You have a cold water faucet right outside in the shot - you can check ohmic right there from it to mast and not endanger yourself.
 
As long as pipe and everything connected to it will be part of the antenna do not expect miracles.
Mike

I hear you. May need another mount for the HF and Dual Band Roll-up, and get it off this mast. Might help too.

I ordered these Fair Rite Mix 31 off EBay from a ham guy. Pack of 6.

6B19EE86-B137-4D4D-B2E7-EF799735E68C.jpeg
 
The problem lies in what the antenna receives at the same time picking up that noise - even when it is considered out of band. The ferrite will only do so much and that's for a current flowing thru the coax at a range of frequencies the ferrite core is able to be reactive upon.

That may not equate to full noise reduction no matter how hard you try.

How is the DC ground at the station?

Not to endanger you, but to think this logically, can you use the mast pipe as neutral? You could easily be able to look for a neutral or Ground at the home outlet and double check the ohmic readings. This method is easy enough for the technician because it's how they can help determine ground currents and faulty GFCIs' that are false triggering with nothing in them. Not for the timid or feint of heart literally. But a simple ohmic check of the coax shield to mast shield and earth ground can solve a lot of this by ensuring you're bonded to ground.

You have a cold water faucet right outside in the shot - you can check ohmic right there from it to mast and not endanger yourself.

i do know from doing the electric recently the ground and neutral are tied together in the breaker box for all outlets.

I have the amp and HF rig on the 30/33 megawatt and the radio is on a separate 10/12 amp power supply. All plugged in the same outlet. The coax shield is ohm'd out from coax ground to power supply ground as I just checked that.

At my old QTH I had ground wires on the amp and HF gear tied to the groundrod just outside with the same mast and antenna. Seemed to help a tiny bit.

I really need to get the mast grounded to the dirt with a rod. Sure can't hurt.
 
This ferrite won't help. Wasted money.
That is way to go: http://www.karinya.net/g3txq/chokes/
You aim for areas marked green.
Mike
I agree with the coaxial choke route on single band antenna systems.
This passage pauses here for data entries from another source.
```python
def res_chain_bwd(gx, gxo, w1t, w2t, dh, x0, dx, gh, gxo_out, drop_p=0.0, masks=None, taps=1, seg=16, stream=None):
    N, H = gx.shape
    R = len(w1t)
    if not (1 <= R <= RES_CHAIN_MAX) or not all(len(v) == R for v in (w2t, dh, dx, gh, gxo_out)):
        raise nat.NativeError("res_chain_bwd: need R (1..16) entries in every per-block list")
    _chk_rows([gx, gxo, x0] + list(dh) + list(dx[1:]) + list(gh) + list(gxo_out), N, H, "res_chain_bwd")
    g = nat.ResChainBwdArgs()
    g.N, g.H, g.R, g.taps, g.seg = N, H, R, int(taps), int(seg)
    g.gx, g.gxo, g.x0 = ptr(gx), ptr(gxo), ptr(x0)
    for r in range(R):
        g.w1t[r], g.w2t[r], g.dgelu_h[r] = ptr(w1t[r]), ptr(w2t[r]), ptr(dh[r])
        g.dgelu_x[r] = ptr(dx[r]) if r > 0 else None
        g.gh[r], g.gxo_out[r] = ptr(gh[r]), ptr(gxo_out[r])
    g.drop_p = float(drop_p)
    g.store_policy = _chain_store_policy()
    g.drop_masks = ptr(masks)
    _maybe_timed(stream, "gemm_bf16", _chain_flops(R, N, H, taps, seg),
                 lambda sp: call("aw_res_chain_bwd", ctypes.byref(g), sp),
                 lambda: (f"res_chain_bwd_kernel<{int(taps)}>",
                          _nbytes([gx, gxo, x0, masks] + list(w1t) + list(w2t) + list(dh) + list(dx[1:]) + list(gh) +
                                  list(gxo_out))))


def res_pack_weights(src, fwd=None, bwd=None, taps=1, stream=None, job_taps=None):
    n = len(src)
    fwd = fwd if fwd is not None else [None] * n
    bwd = bwd if bwd is not None else [None] * n
    jt = [int(taps)] * n if job_taps is None else [int(v) for v in job_taps]
    if len(fwd) != n or len(bwd) != n or len(jt) != n:
        raise nat.NativeError("res_pack_weights: list lengths differ")
    for i in range(n):
        for t in (src[i], fwd[i], bwd[i]):
            if t is not None and (t.dtype != torch.bfloat16 or t.numel() != 512 * 512 * jt[i] or not t.is_contiguous()):
                raise nat.NativeError(f"res_pack_weights: need contiguous 512 x {512 * jt[i]} bfloat16 tensors")
    for c0 in range(0, n, nat.RES_PACK_MAX):
        sl = slice(c0, c0 + nat.RES_PACK_MAX)
        m = len(src[sl])
        arr = lambda ts: (ctypes.c_void_p * m)(*[ptr(t) for t in ts])
        if job_taps is None:
            call("aw_res_pack_weights", arr(src[sl]), arr(fwd[sl]), arr(bwd[sl]), m, int(taps), stream_ptr(stream))
        else:
            call("aw_res_pack_weights_mixed", arr(src[sl]), arr(fwd[sl]), arr(bwd[sl]), (ctypes.c_int * m)(*jt[sl]), m,
                 int(taps), stream_ptr(stream))

# ... 659 lines not shown
```

### vq-vae-transformer-arc-welding_amd/arcweld/resstack.py

```python
from __future__ import annotations

import torch

from . import kernels as K

F32 = torch.float32


def _centre_job(w, out):
    O, I = w.shape[0], w.shape[1]
    c = w[:, :, 1]
    if w.is_contiguous():
        return (w, O, I, 3, 1, 0, out)
    if not c.is_contiguous():
        raise ValueError("encoder conv weight: unsupported layout")
    return (c, O, I, 1, 0, 0, out)


def _centre_grad(g):
    O, I = g.shape[0], g.shape[1]
    if g.is_contiguous():
        return g.view(O, 3 * I), (0, 3, 1)
    c = g[:, :, 1]
    if not c.is_contiguous():
# ... 117 lines not shown
    sv.xs += [e(RT) if save and r < R - 1 else None for r in range(R)]
    sv.a0s += [e(T) for _ in range(R)]
    wsrc = [w for r in range(R) for w in weights[r]]
    pk = [torch.empty(H, geo.Kd, device=dev, dtype=T) for _ in wsrc]
    ktail = None
    if tail is not None:
        Wt, tb, Y, cst = tail
        k1 = Wt.shape[0] // H
        tsrc = [Wt[j * H:(j + 1) * H] for j in range(k1)]
        tpk = [torch.empty(H, H, device=dev, dtype=T) for _ in tsrc]
        K.res_pack_weights(wsrc + tsrc, pk + tpk, None, taps=taps, job_taps=[taps] * len(wsrc) + [1] * k1)
        ktail = (tpk, tb, Y, cst)
    else:
        K.res_pack_weights(wsrc, pk, None, taps=taps)
    if save:
        sv.pk_bwd = wsrc
        if sv.p_drop > 0 and R > 1:
            sv.masks = K.res_dropout_masks_empty(N, R, dev)
    K.res_chain_fwd(a0, x0, pk[0::2], pk[1::2], [b1 for b1, _ in biases], [b2 for _, b2 in biases], sv.hs, sv.a1s,
                    sv.xs[1:], sv.a0s[1:], drop=(sv.p_drop, sv.seeds), seed_ptr=sv.ctr, masks=sv.masks, taps=taps,
                    seg=geo.S, tail=ktail, sep=sep, head=head)


def _chain_bwd(sv, gx, gxo, grads):
    N, H = gx.shape
    geo = sv.geo
    R, taps, dev, T = len(sv.hs), geo.taps, gx.device, gxo.dtype
    gh = [torch.empty(N, H, device=dev, dtype=T) for _ in range(R)]
    go = [torch.empty(N, H, device=dev, dtype=T) for _ in range(R)]
    pk_bwd = [torch.empty(H, geo.Kd, device=dev, dtype=T) for _ in sv.pk_bwd]
    K.res_pack_weights(sv.pk_bwd, None, pk_bwd, taps=taps)
    K.res_chain_bwd(gx, gxo, pk_bwd[0::2], pk_bwd[1::2], sv.hs, sv.xs[0], [None] + list(sv.xs[1:R]), gh, go,
                    drop_p=sv.p_drop, masks=sv.masks, taps=taps, seg=geo.S)
    sv.pk_bwd = sv.masks = None
    wgrads = []
    for r in reversed(range(R)):
        gin = gxo if r == R - 1 else go[r + 1]
        wgrads.append(geo.wgrad_problem(gin, sv.a1s[r], *grads(r, 1)))
        wgrads.append(geo.wgrad_problem(gh[r], sv.a0s[r], *grads(r, 0)))
    return go[0], wgrads


def forward(geo, x0, a0, weights, biases, bns=None, *, T, RT, p_drop=0.0, seeds=None, ctr=None, training=False,
            chain=False, last_operand_only=True, in_place=False, save=True, tail=None, sep=None, head=None):
    R, H, Kd = len(biases), geo.H, geo.Kd
    N, dev = a0.shape[0], a0.device
    seeds = [0] * R if seeds is None else seeds
    route = "bn" if bns is not None else "chain" if chain else "conv"
    sv = Saved(geo, route, T, p_drop, seeds, ctr, training, x0, a0)
    e = lambda dt: torch.empty(N, H, device=dev, dtype=dt)
    if tail is not None and (route != "chain" or geo.taps != 3):
        raise ValueError("resstack.forward: the ConvT tail runs only inside the decoder chain")
    if sep is not None and (route != "chain" or geo.taps != 1):
        raise ValueError("resstack.forward: the sep tail runs only inside the encoder chain")
    if head is not None and route != "chain":
        raise ValueError("resstack.forward: a head runs only inside a chain launch")
# ... 6 lines not shown
        last = last_operand_only and r == R - 1
        if route == "bn":
            xn, an, bs = _bn_block_fwd(geo, a, x, w1, w2, b1, b2, bns[r], training, p_drop, seeds[r], ctr, T, last)
        else:
            if h is None or not in_place:
                h, a1 = e(T), e(T)
            K.gemm(a, w1, N, H, Kd, bias=b1, C=h, C2=a1, c2_mode=1, **geo.fwd)
            xn = None if last else x if in_place else e(RT)
            an = a if in_place else e(T)
            out = dict(C=an) if last else dict(C=xn, C2=an, c2_mode=1)
            K.gemm(a1, w2, N, H, Kd, bias=b2, drop=(p_drop, seeds[r]), seed_ptr=ctr, resid=x, **out, **geo.fwd)
            bs = None
        if save:
            sv.xs.append(xn)
            sv.a0s.append(an)
            sv.hs.append(h)
            sv.a1s.append(a1)
            sv.bs.append(bs)
            sv.ws.append((w1, w2))
        x, a = xn, an
    return x, a, sv


def backward(sv, gy, go, dweights, grads, bns=None, slot=None, r0_copy=True):
    if sv.route == "chain":
        gxo, wgrads = _chain_bwd(sv, gy, go, grads)
        return gxo, gxo, wgrads
    N, H = gy.shape
    geo, RT, T, p = sv.geo, gy.dtype, sv.T, sv.p_drop
    e = lambda dt: torch.empty(N, H, device=gy.device, dtype=dt)
    wgrads = []
    for r in reversed(range(len(sv.hs))):
        W1d, W2d = dweights[r]
        if sv.route == "bn":
            gy, go = _bn_block_bwd(sv, r, gy, W1d, W2d, grads, bns[r], slot, wgrads, r0_copy and r == 0)
            continue
        gh = e(T)
        K.gemm(go, W2d, N, H, geo.Kd, b_trans=True, pre=sv.hs[r], C=gh, **geo.dgrad)
        wgrads.append(geo.wgrad_problem(go, sv.a1s[r], *grads(r, 1)))
        gyn = e(RT)
        gon = e(T) if r > 0 or r0_copy else None
        K.gemm(gh, W1d, N, H, geo.Kd, b_trans=True, pre=sv.xs[r], resid=gy, C=gyn, C2=gon,
               c2_mode=3 if r > 0 else 2 if r0_copy else 0, drop2=(p, sv.seeds[r - 1] if r > 0 else 0),
               seed_ptr=sv.ctr, **geo.dgrad)
        wgrads.append(geo.wgrad_problem(gh, sv.a0s[r], *grads(r, 0)))
        gy, go = gyn, gon
    return gy, go, wgrads
```
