diff --git a/neuralasr_amd/csrc/nasr_ctx.h b/neuralasr_amd/csrc/nasr_ctx.h
--- a/neuralasr_amd/csrc/nasr_ctx.h
+++ b/neuralasr_amd/csrc/nasr_ctx.h
@@ -193,9 +193,13 @@
   bool rec_f16 = false;
   DevPtr<float> Upf, Upb;
   size_t imf = 0, imb = 0;
-  DevPtr<float> xchf;
-  DevPtr<float> xchb;
-  DevPtr<PersistCtl> pctl;
+  DevPtr<unsigned char> pmem;
+  float* xchb = nullptr;
+  PersistCtl* pctlb = nullptr;
+  float* xchf = nullptr;
+  PersistCtl* pctlf = nullptr;
+  PersistCtl* pctl = nullptr;
+  size_t pclr_f = 0, pclr_b = 0;
   DevPtr<unsigned char> Uw;
   DevPtr<unsigned char> Uwb;
   DevPtr<float> Urs, Urinv;
diff --git a/neuralasr_amd/csrc/nasr_pass.hip b/neuralasr_amd/csrc/nasr_pass.hip
--- a/neuralasr_amd/csrc/nasr_pass.hip
+++ b/neuralasr_amd/csrc/nasr_pass.hip
@@ -188,10 +188,7 @@
   h->n_fwd_launch = 0;
   std::fill(h->ott_valid.begin(), h->ott_valid.end(), 0);
   HIPCHK(h, hipMemsetAsync(h->Gbase, 0, GRAD_HEAD * 4, h->st));
-  if (h->rec_use == RecKind::Persist) {
-    HIPCHK(h, hipMemsetAsync(h->pctl + 1, 0, (size_t)h->L * sizeof(PersistCtl), h->st));
-    HIPCHK(h, hipMemsetAsync(h->xchf, 0, (size_t)h->L * persist_hx_bytes(h->Hp), h->st));
-  }
+  if (h->rec_use == RecKind::Persist) HIPCHK(h, hipMemsetAsync(h->xchf, 0, h->pclr_f, h->st));
   for (int i = 0; i < h->npre; ++i) {
     PhaseScope ps(h, PH_XPROJ);
     int rc = dense_forward(h, i, i == 0 ? h->X0.as<float>() : h->Ybuf[i - 1].as<float>());
@@ -225,8 +222,13 @@
     g.a_map = sr ? h->rowmap_p : nullptr;
     g.a_rows = sr ? 2 * R : R;
     g.bias = h->P + h->off_b;
-    g.split_k = gemm_pick_split(g.M, g.N, g.K);
-    if (int rc = gemm_f32(h, g)) return rc;
+    if (proj_supported(h->Cp, g.K, g.lda, g.a_rows, g.M)) {
+      launch_proj_fwd(g.A, g.a_map, g.a_rows, g.lda, g.B, g.bias, g.C, g.M, g.K, h->st);
+      HIPCHK(h, hipGetLastError());
+    } else {
+      g.split_k = gemm_pick_split(g.M, g.N, g.K);
+      if (int rc = gemm_f32(h, g)) return rc;
+    }
   }
   h->have_fwd = true;
   return NASR_OK;
@@ -374,10 +376,7 @@
   const int Bp = h->Bp, T = h->T, D = h->D, Hp = h->Hp;
   const int R = T * Bp, Rp = h->Tp * Bp;
   const bool sr = h->cfg.merge == NASR_MERGE_STACK_RESHAPE && D == 2;
-  if (h->rec_use == RecKind::Persist) {
-    HIPCHK(h, hipMemsetAsync(h->pctl + 1 + h->L, 0, (size_t)h->L * sizeof(PersistCtl), h->st));
-    HIPCHK(h, hipMemsetAsync(h->xchb, 0, (size_t)h->L * persist_px_bytes(), h->st));
-  }
+  if (h->rec_use == RecKind::Persist) HIPCHK(h, hipMemsetAsync(h->xchb, 0, h->pclr_b, h->st));
   {
     PhaseScope ps(h, PH_PROJCTC);
     const CtcDims d = ctc_dims(h);
@@ -395,9 +394,16 @@
     g.M = h->Pinp; g.N = h->Cp; g.K = Rp;
     g.lda = sr ? Hp : h->Pinp; g.ldb = h->Cp; g.ldc = h->Cp;
     g.a_col = true; g.a_map = sr ? h->rowmap_p : nullptr; g.a_rows = sr ? 2 * R : R;
-    g.split_k = gemm_pick_split(g.M, g.N, g.K);
-    if (int rc = gemm_f32(h, g)) return rc;
-    launch_colsum(h->logits.as<float>(), Rp, h->Cp, h->Cp, h->G + h->off_b, h->csws.as<float>(), h->st);
+    if (proj_supported(h->Cp, g.M, g.lda, g.a_rows, Rp)) {
+      bool grew = false;
+      if (!h->slabs.ensure(proj_wgrad_slab_floats(Rp, g.M) * 4, &grew)) return h->fail(NASR_ERR_HIP, "slab workspace allocation failed");
+      launch_proj_wgrad(g.A, g.a_map, g.a_rows, g.lda, g.B, Rp, g.M, g.C, h->G + h->off_b, h->slabs.as<float>(), h->st);
+      HIPCHK(h, hipGetLastError());
+    } else {
+      g.split_k = gemm_pick_split(g.M, g.N, g.K);
+      if (int rc = gemm_f32(h, g)) return rc;
+      launch_colsum(h->logits.as<float>(), Rp, h->Cp, h->Cp, h->G + h->off_b, h->csws.as<float>(), h->st);
+    }
     GemmDesc x{};
     x.A = h->logits.as<float>();
     x.B = h->P + h->off_w;
diff --git a/neuralasr_amd/csrc/nasr_rec.hip b/neuralasr_amd/csrc/nasr_rec.hip
--- a/neuralasr_amd/csrc/nasr_rec.hip
+++ b/neuralasr_amd/csrc/nasr_rec.hip
@@ -43,12 +43,20 @@
   if (h->rec_kind == RecKind::Persist) {
     h->imf = persist_image_floats(h->Hp, false);
     h->imb = persist_image_floats(h->Hp, true);
+    const size_t ctlb = (size_t)h->L * sizeof(PersistCtl), al = (size_t)2 << 20;
+    h->pclr_b = (size_t)h->L * persist_px_bytes() + ctlb;
+    h->pclr_f = (size_t)h->L * persist_hx_bytes(h->Hp) + ctlb;
+    const size_t off_f = (h->pclr_b + al - 1) / al * al;
     if (persist_prepare() != hipSuccess || hipMalloc(h->Upf.out(), nk * h->imf * 4) != hipSuccess ||
         hipMalloc(h->Upb.out(), nk * h->imb * 4) != hipSuccess ||
-        hipMalloc(h->xchf.out(), (size_t)h->L * persist_hx_bytes(h->Hp)) != hipSuccess ||
-        hipMalloc(h->xchb.out(), (size_t)h->L * persist_px_bytes()) != hipSuccess ||
-        hipMalloc(h->pctl.out(), (size_t)(1 + 2 * h->L) * sizeof(PersistCtl)) != hipSuccess)
+        hipMalloc(h->pmem.out(), off_f + h->pclr_f + sizeof(PersistCtl)) != hipSuccess)
       return h->fail(NASR_ERR_HIP, "allocation of the persistent-recurrence buffers failed");
+    unsigned char* pm = h->pmem;
+    h->xchb = reinterpret_cast<float*>(pm);
+    h->pctlb = reinterpret_cast<PersistCtl*>(pm + h->pclr_b - ctlb);
+    h->xchf = reinterpret_cast<float*>(pm + off_f);
+    h->pctlf = reinterpret_cast<PersistCtl*>(pm + off_f + h->pclr_f - ctlb);
+    h->pctl = h->pctlf + h->L;
     (void)hipMemsetAsync(h->Upf, 0, nk * h->imf * 4, h->st);
     (void)hipMemsetAsync(h->Upb, 0, nk * h->imb * 4, h->st);
     return NASR_OK;
@@ -78,10 +86,10 @@
       launch_lstm_persist_fwd(dm, h->Upf + k * h->imf, h->rec_f16 ? h->Ucinv + k * h->N4 : nullptr,
                               h->gates[l].as<float>(), h->cbuf[l].as<float>(),
                               h->outb[l].as<float>(), h->seq_p, h->xchf + (size_t)l * (persist_hx_bytes(h->Hp) / 4),
-                              h->pctl + 1 + l, h->perr, h->Gbase, h->cfg.forget_bias, st, true);
+                              h->pctlf + l, h->perr, h->Gbase, h->cfg.forget_bias, st, true);
     } else {
       launch_lstm_persist_bwd(dm, h->Upb + k * h->imb, h->gates[l].as<float>(), dg_of(h, l), h->cbuf[l].as<float>(),
-                              dout_of(h, l), h->seq_p, h->xchb + (size_t)l * (persist_px_bytes() / 4), h->pctl + 1 + h->L + l,
+                              dout_of(h, l), h->seq_p, h->xchb + (size_t)l * (persist_px_bytes() / 4), h->pctlb + l,
                               h->perr, h->Gbase, st, true, h->dgmax.as<float>(),
                               h->dgmax.as<float>() + (size_t)h->D * 32 * h->T * h->Bp, h->bwd_lean);
       h->dgmax_layer = l;
diff --git a/neuralasr_amd/csrc/proj.hip b/neuralasr_amd/csrc/proj.hip
--- /dev/null
+++ b/neuralasr_amd/csrc/proj.hip
@@ -0,0 +1,237 @@
+#include "kernels.h"
+
+namespace nasr {
+
+typedef float f32x16 __attribute__((ext_vector_type(16)));
+
+namespace {
+
+constexpr int PC = 32;
+constexpr int PF_ROWS = 32;
+constexpr int PF_KU = 64;
+constexpr int PW_KB = 128;
+constexpr int PW_ROWS = 128;
+constexpr int PW_MAXS = 64;
+constexpr int PW_RU = 32;
+
+struct ProjParams {
+  const float* A;
+  const float* W;
+  const float* bias;
+  float* C;
+  const int* a_map;
+  int Rp, K, lda, a_rows;
+  int rows_per;
+};
+
+template <bool MAP>
+__device__ __forceinline__ int proj_row(const int* __restrict__ map, int rows, int logical) {
+  const int r = MAP ? map[logical] : logical;
+  return (r >= 0 && r < rows) ? r : -1;
+}
+
+template <bool MAP>
+__global__ __launch_bounds__(256) void proj_fwd_kernel(ProjParams p) {
+  __shared__ float red[4][PF_ROWS][PC + 1];
+  const int tid = threadIdx.x, lane = tid & 63, w = tid >> 6;
+  const int li = lane & 31, hh = lane >> 5;
+  const int m = blockIdx.x * PF_ROWS + li;
+  const int prm = proj_row<MAP>(p.a_map, p.a_rows, min(m, p.Rp - 1));
+  const int pr = m < p.Rp ? prm : -1;
+  const float* __restrict__ arow = p.A + (pr >= 0 ? (size_t)pr * p.lda : 0);
+  const float* __restrict__ W = p.W;
+  const int kq = ((p.K + 3) / 4 + PF_KU - 1) / PF_KU * PF_KU;
+  const int kbeg = w * kq, kend = min(p.K, kbeg + kq);
+
+  f32x16 acc;
+#pragma unroll
+  for (int r = 0; r < 16; ++r) acc[r] = 0.f;
+
+  float4 a[PF_KU / 8], an[PF_KU / 8];
+  float b[PF_KU / 2], bn[PF_KU / 2];
+  auto load = [&](int k0, float4* av, float* bv) {
+#pragma unroll
+    for (int u = 0; u < PF_KU / 8; ++u) {
+      const int k = k0 + 8 * u + 4 * hh;
+      const bool ok = k < kend;
+      const float4 v = *reinterpret_cast<const float4*>(arow + (ok ? k : 0));
+      const bool ua = ok && pr >= 0;
+      av[u] = make_float4(ua ? v.x : 0.f, ua ? v.y : 0.f, ua ? v.z : 0.f, ua ? v.w : 0.f);
+#pragma unroll
+      for (int j = 0; j < 4; ++j) {
+        const float wv = W[(size_t)(ok ? k + j : 0) * PC + li];
+        bv[4 * u + j] = ok ? wv : 0.f;
+      }
+    }
+  };
+  load(kbeg, a, b);
+  for (int k0 = kbeg; k0 < kend; k0 += PF_KU) {
+    load(k0 + PF_KU, an, bn);
+#pragma unroll
+    for (int u = 0; u < PF_KU / 8; ++u) {
+      acc = __builtin_amdgcn_mfma_f32_32x32x2f32(a[u].x, b[4 * u + 0], acc, 0, 0, 0);
+      acc = __builtin_amdgcn_mfma_f32_32x32x2f32(a[u].y, b[4 * u + 1], acc, 0, 0, 0);
+      acc = __builtin_amdgcn_mfma_f32_32x32x2f32(a[u].z, b[4 * u + 2], acc, 0, 0, 0);
+      acc = __builtin_amdgcn_mfma_f32_32x32x2f32(a[u].w, b[4 * u + 3], acc, 0, 0, 0);
+    }
+#pragma unroll
+    for (int u = 0; u < PF_KU / 8; ++u) a[u] = an[u];
+#pragma unroll
+    for (int u = 0; u < PF_KU / 2; ++u) b[u] = bn[u];
+  }
+#pragma unroll
+  for (int r = 0; r < 16; ++r) red[w][(r & 3) + 8 * (r >> 2) + 4 * hh][li] = acc[r];
+  __syncthreads();
+#pragma unroll
+  for (int e = 0; e < PF_ROWS * PC / 256; ++e) {
+    const int idx = tid + 256 * e, row = idx >> 5, col = idx & 31;
+    const int mo = blockIdx.x * PF_ROWS + row;
+    if (mo < p.Rp) {
+      const float s = ((red[0][row][col] + red[1][row][col]) + red[2][row][col]) + red[3][row][col];
+      p.C[(size_t)mo * PC + col] = s + p.bias[col];
+    }
+  }
+}
+
+template <bool MAP>
+__global__ __launch_bounds__(256) void proj_wgrad_kernel(ProjParams p) {
+  const int tid = threadIdx.x, lane = tid & 63, w = tid >> 6;
+  const int li = lane & 31, hh = lane >> 5;
+  const int kc = blockIdx.x * PW_KB + w * 32;
+  const bool kok = kc + li < p.K;
+  const int rbeg = blockIdx.y * p.rows_per, rend = min(p.Rp, rbeg + p.rows_per);
+  const __amdgpu_buffer_rsrc_t Ab = __builtin_amdgcn_make_buffer_rsrc(const_cast<float*>(p.A), 0, p.a_rows * p.lda * 4, 0x00020000);
+  const __amdgpu_buffer_rsrc_t Db = __builtin_amdgcn_make_buffer_rsrc(const_cast<float*>(p.W), 0, p.Rp * PC * 4, 0x00020000);
+  constexpr int OOB = -4;
+
+  f32x16 acc;
+#pragma unroll
+  for (int r = 0; r < 16; ++r) acc[r] = 0.f;
+  float dbs = 0.f;
+
+  float a[PW_RU / 2], an[PW_RU / 2], b[PW_RU / 2], bn[PW_RU / 2];
+  int pr[PW_RU / 2];
+  auto rows = [&](int r0) {
+#pragma unroll
+    for (int u = 0; u < PW_RU / 2; ++u) {
+      const int r = r0 + 2 * u + hh;
+      pr[u] = proj_row<MAP>(p.a_map, p.a_rows, r < rend ? r : rbeg);
+    }
+  };
+  auto load = [&](int r0, float* av, float* bv) {
+#pragma unroll
+    for (int u = 0; u < PW_RU / 2; ++u) {
+      const int r = r0 + 2 * u + hh;
+      const bool rok = r < rend;
+      if constexpr (MAP) asm volatile("" : "+v"(pr[u]));
+      const int ao = (rok && pr[u] >= 0 && kok) ? (pr[u] * p.lda + kc + li) * 4 : OOB;
+      av[u] = __builtin_bit_cast(float, __builtin_amdgcn_raw_buffer_load_b32(Ab, ao, 0, 0));
+      bv[u] = __builtin_bit_cast(float, __builtin_amdgcn_raw_buffer_load_b32(Db, rok ? (r * PC + li) * 4 : OOB, 0, 0));
+    }
+  };
+  rows(rbeg);
+  load(rbeg, a, b);
+  rows(rbeg + PW_RU);
+  for (int r0 = rbeg; r0 < rend; r0 += PW_RU) {
+    load(r0 + PW_RU, an, bn);
+    rows(r0 + 2 * PW_RU);
+#pragma unroll
+    for (int u = 0; u < PW_RU / 2; ++u) {
+      acc = __builtin_amdgcn_mfma_f32_32x32x2f32(a[u], b[u], acc, 0, 0, 0);
+      dbs += b[u];
+    }
+#pragma unroll
+    for (int u = 0; u < PW_RU / 2; ++u) { a[u] = an[u]; b[u] = bn[u]; }
+  }
+  float* slab = p.C + (size_t)blockIdx.y * (p.K + 1) * PC;
+#pragma unroll
+  for (int r = 0; r < 16; ++r) {
+    const int k = kc + (r & 3) + 8 * (r >> 2) + 4 * hh;
+    if (k < p.K) slab[(size_t)k * PC + li] = acc[r];
+  }
+  if (blockIdx.x == 0 && w == 0) {
+    const float other = __shfl_xor(dbs, 32);
+    if (hh == 0) slab[(size_t)p.K * PC + li] = dbs + other;
+  }
+}
+
+__global__ __launch_bounds__(256) void proj_wgrad_reduce_kernel(const float* __restrict__ slabs, int S, int K, float* dW,
+                                                                float* db) {
+  __shared__ float4 part[8][32];
+  const int o = threadIdx.x & 31, g = threadIdx.x >> 5;
+  const int n4 = (K + 1) * PC / 4;
+  const int i = blockIdx.x * 32 + o;
+  const int per = (S + 7) / 8;
+  float4 v[PW_MAXS / 8];
+#pragma unroll
+  for (int j = 0; j < PW_MAXS / 8; ++j) {
+    const int sl = g * per + j;
+    const bool ok = j < per && sl < S && i < n4;
+    const float4 x = *reinterpret_cast<const float4*>(slabs + (ok ? ((size_t)sl * n4 + i) * 4 : 0));
+    v[j] = make_float4(ok ? x.x : 0.f, ok ? x.y : 0.f, ok ? x.z : 0.f, ok ? x.w : 0.f);
+  }
+  float4 s = v[0];
+#pragma unroll
+  for (int j = 1; j < PW_MAXS / 8; ++j) { s.x += v[j].x; s.y += v[j].y; s.z += v[j].z; s.w += v[j].w; }
+  part[g][o] = s;
+  __syncthreads();
+  if (g != 0 || i >= n4) return;
+#pragma unroll
+  for (int k = 1; k < 8; ++k) {
+    const float4 x = part[k][o];
+    s.x += x.x; s.y += x.y; s.z += x.z; s.w += x.w;
+  }
+  const int row = i / (PC / 4), c4 = i % (PC / 4);
+  if (row < K) {
+    *reinterpret_cast<float4*>(dW + (size_t)row * PC + 4 * c4) = s;
+  } else {
+    float* d = db + 4 * c4;
+    d[0] = s.x; d[1] = s.y; d[2] = s.z; d[3] = s.w;
+  }
+}
+
+int wgrad_rows_per(int Rp) {
+  int per = PW_ROWS;
+  while ((Rp + per - 1) / per > PW_MAXS) per *= 2;
+  return per;
+}
+
+}
+
+bool proj_supported(int Cp, int K, int lda, int a_rows, int Rp) {
+  return Cp == PC && K > 0 && K % 4 == 0 && lda % 4 == 0 && (size_t)a_rows * lda * 4 < ((size_t)1 << 31) &&
+         (size_t)Rp * PC * 4 < ((size_t)1 << 31);
+}
+
+void launch_proj_fwd(const float* A, const int* a_map, int a_rows, int lda, const float* W, const float* bias, float* logits,
+                     int Rp, int K, hipStream_t st) {
+  ProjParams p{};
+  p.A = A; p.W = W; p.bias = bias; p.C = logits; p.a_map = a_map;
+  p.Rp = Rp; p.K = K; p.lda = lda; p.a_rows = a_rows;
+  const dim3 grid((Rp + PF_ROWS - 1) / PF_ROWS), block(256);
+  if (a_map) hipLaunchKernelGGL(proj_fwd_kernel<true>, grid, block, 0, st, p);
+  else hipLaunchKernelGGL(proj_fwd_kernel<false>, grid, block, 0, st, p);
+}
+
+int proj_wgrad_slices(int Rp) {
+  const int per = wgrad_rows_per(Rp);
+  return (Rp + per - 1) / per;
+}
+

I use wide band ferrite core chokes only on multiband antennas.
For CB it's simple - five wraps of coax on 4" PVC nipple.
 
This ferrite won't help. Wasted money.
That is way to go: http://www.karinya.net/g3txq/chokes/
You aim for areas marked green.
Mike

If I'm reading it right. 6 beads of the type 31 will get me Orange. Unfortunately I already ordered them. And for $15 I'll take the risk. Worse case I move them to my HF line before it comes in the house. The HF end fed has a counterpoise.